# California general electrician test



## unionelec (Jan 12, 2014)

Does an IBEW Journeyman card allow you to sit for the test?


----------



## HARRY304E (Sep 15, 2010)

unionelec said:


> Does an IBEW Journeyman card allow you to sit for the test?



You should call them and ask.....
https://www.dir.ca.gov/dlse/ecu/ElectricalTrade.html



.


----------



## Bkessler (Feb 14, 2007)

As long as you worked 8000 hours and sign the affidavit.


----------



## Phatstax (Feb 16, 2014)

Does anyone have any good study material for the Cali test? I know at one point several locals where dispersing DVDs and practice tests.


----------



## Chrisibew440 (Sep 13, 2013)

I've never heard of any affidavit or such thing. I'm pretty sure all electricians in the state need to have a state license including helpers unless your in an apprenticeship. Just take the test. Or call a local hall and ask.


----------



## Going_Commando (Oct 1, 2011)

Phatstax said:


> Does anyone have any good study material for the Cali test? I know at one point several locals where dispersing DVDs and practice tests.
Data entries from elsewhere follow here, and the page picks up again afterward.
# carltonyfakhry/geneticsCRE

Measured on AMD Instinct MI355X. Metric: path_x_permutation_scores_per_sec, higher is better.
Workload: dtype u32

## Files before the change

### geneticscre_amd/api.py

```python
from __future__ import annotations

import ctypes
import functools
import os
from dataclasses import dataclass
from typing import Dict, Optional, Tuple

import numpy as np

from . import build as _build

_LIB = None

GCRE_OK, GCRE_ERR_ASSERT, GCRE_ERR_RANGE, GCRE_ERR_DEVICE, GCRE_ERR_ARG = 0, -1, -2, -3, -4
EXPECTED_ABI = 4


class GcreError(RuntimeError):
    pass


class gcre_result(ctypes.Structure):
    _fields_ = [("n", ctypes.c_int32), ("scores", ctypes.POINTER(ctypes.c_double)),
                ("src", ctypes.POINTER(ctypes.c_int32)), ("trg", ctypes.POINTER(ctypes.c_int32)),
# ... 119 lines not shown
    "gcre_generate_weighted_masks", "gcre_weighted_thresholds", "gcre_weighted_launches",
    "gcre_score_sets_sequential_weighted",
    "gcre_score_sets_prefix_sequential", "gcre_score_sets_dose_sequential", "gcre_seq_prefix_launches",
    "gcre_set_overlap", "gcre_overlap_launches",
    "gcre_clump_sets", "gcre_clump_launches",
    "gcre_set_patient_counts", "gcre_patient_launches",
    "gcre_patient_burden", "gcre_burden_launches",
    "gcre_gene_tally_create", "gcre_join_set_tally", "gcre_process_paths_set_tally", "gcre_gene_tally_read",
    "gcre_gene_tally_free",
    "gcre_exceed_create", "gcre_join_set_exceed", "gcre_process_paths_set_exceed", "gcre_exceed_read",
    "gcre_exceed_reset", "gcre_exceed_free",
    "gcre_exceed_keep_perm_counts", "gcre_exceed_read_perm_counts",
    "gcre_exceed_stepdown", "gcre_stepdown_launches",
    "gcre_hits_create", "gcre_join_set_hits", "gcre_process_paths_set_hits", "gcre_hits_count", "gcre_hits_read",
    "gcre_hits_reset", "gcre_hits_free", "gcre_hits_launches",
    "gcre_test_range_union", "gcre_test_expand",
]


def lib_path() -> str:
    return _build.LIB


def load_library():
    global _LIB
    if _LIB is not None:
        return _LIB
    path = os.environ.get("GCRE_LIB") or _build.build()
    try:
        lib = ctypes.CDLL(path)
    except OSError as e:
# ... 56 lines not shown
    lib.gcre_resolve_count_locs.argtypes = [P, I64, P, P, P, I64, P, P]
    lib.gcre_build_levels.argtypes = [ctypes.c_int32, P, P, P, I64, ctypes.POINTER(gcre_levels)]
    lib.gcre_levels_free.argtypes = [ctypes.POINTER(gcre_levels)]
    lib.gcre_levels_free.restype = None
    lib.gcre_values_table.argtypes = [I, I, P]
    lib.gcre_values_table_exact_order.argtypes = [I, I]
    lib.gcre_rccl_selftest.argtypes = [I, ctypes.c_char_p, ctypes.c_size_t]
    lib.gcre_rccl_collectives.restype = ctypes.c_int64
    lib.gcre_generate_perm_masks.argtypes = [V, ctypes.c_uint64, P, I]
    lib.gcre_mix64.restype = ctypes.c_uint64
    lib.gcre_mix64.argtypes = [ctypes.c_uint64]
    lib.gcre_get_perm_mask.argtypes = [V, I, P]
    if hasattr(lib, "gcre_test_expand"):
        lib.gcre_test_range_union.argtypes = [V, P, I64, P, I64, P, P, P, I64, I, I, I, P, P, P]
        lib.gcre_test_expand.argtypes = [V, P, P, I64, P, I64, I, I, I64, I64, P, P]
    lib.gcre_uids_set_reduced.argtypes = [V, V, P, I64]
    lib.gcre_set_perm_window.argtypes = [V, I, I]
    lib.gcre_plan_perm_window.argtypes = [V, P, I]
    lib.gcre_set_inspect_cache.argtypes = [V, I]
    lib.gcre_drop_inspections.argtypes = [V, I]
    _LIB = lib
    return lib


def _ptr(a: Optional[np.ndarray]):
    return None if a is None else a.ctypes.data_as(ctypes.c_void_p)


_V = _P = ctypes.c_void_p
_I, _I32, _I64 = ctypes.c_int, ctypes.c_int32, ctypes.c_int64
# ... 1149 lines not shown
        piece = np.zeros(1, dtype=np.int32)
        self._check(self._lib.gcre_test_range_union(self._h, _ptr(p1), len(p1), _ptr(pz), len(pz), _ptr(zindex), _ptr(loc), _ptr(cnt),
                                                    len(loc), S, wp, method, _ptr(u), _ptr(bad), _ptr(piece)))
        return u, int(bad[0]), int(piece[0])

    def test_expand(self, path_idx, location, signs, path_length: int, method: int, first: int, count: int):
        path_idx = np.ascontiguousarray(path_idx, dtype=np.int64)
        location = np.ascontiguousarray(location, dtype=np.int64)
        signs = np.ascontiguousarray(signs, dtype=np.int32)
        row0 = np.full(max(count, 1), 0xffffffff, dtype=np.uint32)
        row1 = np.full(max(count, 1), 0xffffffff, dtype=np.uint32)
        self._check(self._lib.gcre_test_expand(self._h, _ptr(path_idx), _ptr(location), len(location), _ptr(signs), len(signs),
                                               int(path_length), int(method), int(first), int(count), _ptr(row0), _ptr(row1)))
        return row0[:count], row1[:count]

    def create_path_set(self, size: int) -> PathSet:
        return PathSet(self, self._lib.gcre_pathset_zeros(self._h, int(size)))

    def load(self, data) -> PathSet:
        d = np.ascontiguousarray(data, dtype=np.int32)
        ncol = d.shape[1] if d.ndim == 2 else 0
        return PathSet(self, self._lib.gcre_pathset_from_dense(self._h, _ptr(d), d.shape[0], ncol, 0))

    def from_words(self, rows) -> PathSet:
        r = np.ascontiguousarray(rows, dtype=np.uint64).reshape(-1, self.vlen)
        return PathSet(self, self._lib.gcre_pathset_from_words(self._h, _ptr(r), r.shape[0]))

    def join(self, uids, paths0: PathSet, paths1: PathSet, paths_res: Optional[PathSet] = None,
             shard: Optional[Tuple[int, int]] = None, d_null_out: int = 0,
             keep: Optional[Tuple[int, int]] = None, keep_mode: int = 1, exchange=None, exchanges: int = 0,
# ... 471 lines not shown
```

### geneticscre_amd/csrc/gcre_host.h

```cpp
#pragma once
#include "../../include/gcre_hip.h"
#include "gcre_kernels.h"
#include "gcre_pipeline.h"

#include <algorithm>
#include <array>
#include <atomic>
#include <chrono>
#include <cmath>
#include <cstdio>
#include <cstdlib>
#include <cstring>
#include <limits>
#include <memory>
#include <mutex>
#include <condition_variable>
#include <string>
#include <unordered_map>
#include <thread>
#include <functional>
#include <deque>
#include <vector>

using namespace gcre;
// ... 243 lines not shown
  int64_t strata_launches = 0;
  int64_t weighted_launches = 0;

  uint64_t* d_case_mask = nullptr;
  uint32_t* d_masks = nullptr;
  float* d_t32 = nullptr;
  double* d_dvt = nullptr;
  double* d_dmax = nullptr;
  double* d_dmaxn = nullptr;
  uint32_t* d_null = nullptr;
  uint32_t* d_mt = nullptr;
  bool mt_stale = false;
  int ieq_batch = 0;
  int ie_quad = 1;
  int ie_flagq = 1;
  int ie_zwide = 0;
  int ie_warm_items = 4;
  int ie_warm_div = 4096;
  int ie_warm_cap_div = 8;
  int exchange_tail = 0;
  int ie_warm_segs = 1024;
  int ie_small_join_tiles = 8;
  int ie_batch = 2;
  uint32_t* d_queue = nullptr;
  uint32_t* d_max_tot = nullptr;
  uint32_t* d_ladder = nullptr;
  uint32_t g00_rows = 0xffffffffu;
  int null_kernel = 0;
  int sparse_waves_per_cu = 32;
  int ie_prune = 1;
// ... 48 lines not shown
};

struct gcre_pathset {
  gcre_ctx* ctx;
  int64_t nrows;
  uint64_t* d_rows;
  uint64_t id = 0;
  mutable uint64_t version = 0;
  mutable gcre_recipe* rec = nullptr;
  mutable uint64_t* d_loff = nullptr;
  mutable uint32_t* d_lidx = nullptr;
  mutable std::vector<uint64_t> h_loff;
  mutable uint32_t max_bits = 0;
  mutable bool max_known = false;
  mutable int one_sided = -1;
  mutable uint32_t* d_planes = nullptr;
  mutable int plane_groups = 0;
  mutable size_t planes_bytes = 0;
  mutable uint64_t planes_epoch = 0;
  mutable bool planes_valid = false;
  mutable int64_t planes_lo = 0, planes_hi = 0;
  mutable bool planes_wanted = false;
};

struct gcre_uids {
  gcre_ctx* ctx;
  int path_length;
  int64_t n_uids;
  int64_t n_signs;
  int64_t total;
// ... 116 lines not shown
```

### geneticscre_amd/csrc/gcre_host.hip

```cpp
#include "gcre_host.h"

namespace {

thread_local std::string g_create_error;

inline bool poison_fresh_planes() {
  static const bool on = std::getenv("GCRE_POISON") != nullptr && std::atoi(std::getenv("GCRE_POISON")) != 0;
  return on;
}
inline void poison_planes(void* p, size_t bytes) {
  if (!poison_fresh_planes() || !p) return;
  (void)hipDeviceSynchronize();
  (void)hipMemset(p, 0x5A, bytes);
  (void)hipDeviceSynchronize();
}

inline size_t tri(size_t t) { return t * (t + 1) / 2; }

template <typename Pred>
void pack_bits_host(const int32_t* data, int64_t nrow, int ncol, bool col_major, uint64_t* out, size_t stride, Pred pred) {
  const int W = (ncol + 63) / 64;
  if (nrow <= 0 || W <= 0) return;
  unsigned T = std::min<unsigned>(16u, std::max(1u, std::thread::hardware_concurrency()));
  if (const char* e = std::getenv("GCRE_PACK_THREADS")) T = (unsigned)std::max(1, std::atoi(e));
// ... 164 lines not shown
        for (size_t k = 1; k < c->plane_pool.size(); k++)
          if (c->plane_pool[k].bytes < c->plane_pool[small].bytes) small = k;
        (void)hipFree(c->plane_pool[small].p);
        c->plane_pool.erase(c->plane_pool.begin() + (long)small);
      }
    } else {
      (void)hipFree(ps->d_planes);
    }
  }
  ps->d_planes = nullptr;
  ps->planes_bytes = 0;
  ps->plane_groups = 0;
  ps->planes_valid = false;
}
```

It's called the 2008 NEC. The general electrician test is straight code questions with no math involved. If you can use the index of the code book you'll be all set.


----------



## Phatstax (Feb 16, 2014)

Thanks for the info. I thought some Cali hands had told me they adopted 2011 recently, but I have not been in touch with the state yet, still waiting to see something besides solar work breaking on the west coast. Hoping a couple of big jobs let soon to start clearing the books out a little.


----------



## Chrisibew440 (Sep 13, 2013)

Phatstax said:


> Thanks for the info. I thought some Cali hands had told me they adopted 2011 recently, but I have not been in touch with the state yet, still waiting to see something besides solar work breaking on the west coast. Hoping a couple of big jobs let soon to start clearing the books out a little.


They have adopted the 11. That's the word at my training center.


----------



## pete87 (Oct 22, 2012)

unionelec said:


> Does an IBEW Journeyman card allow you to sit for the test?


I would imagine a IBEW Card , is proof of 8,000 Hrs . and schooling . I thought 
that is accepted everywhere for a Journeyman Card . If I remember there are
2 classes of electrician journeyman card . Best take the best one and find out
what year code book the test will be based on . 

All based on the Code Book . You will have one for the Test .





Pete


----------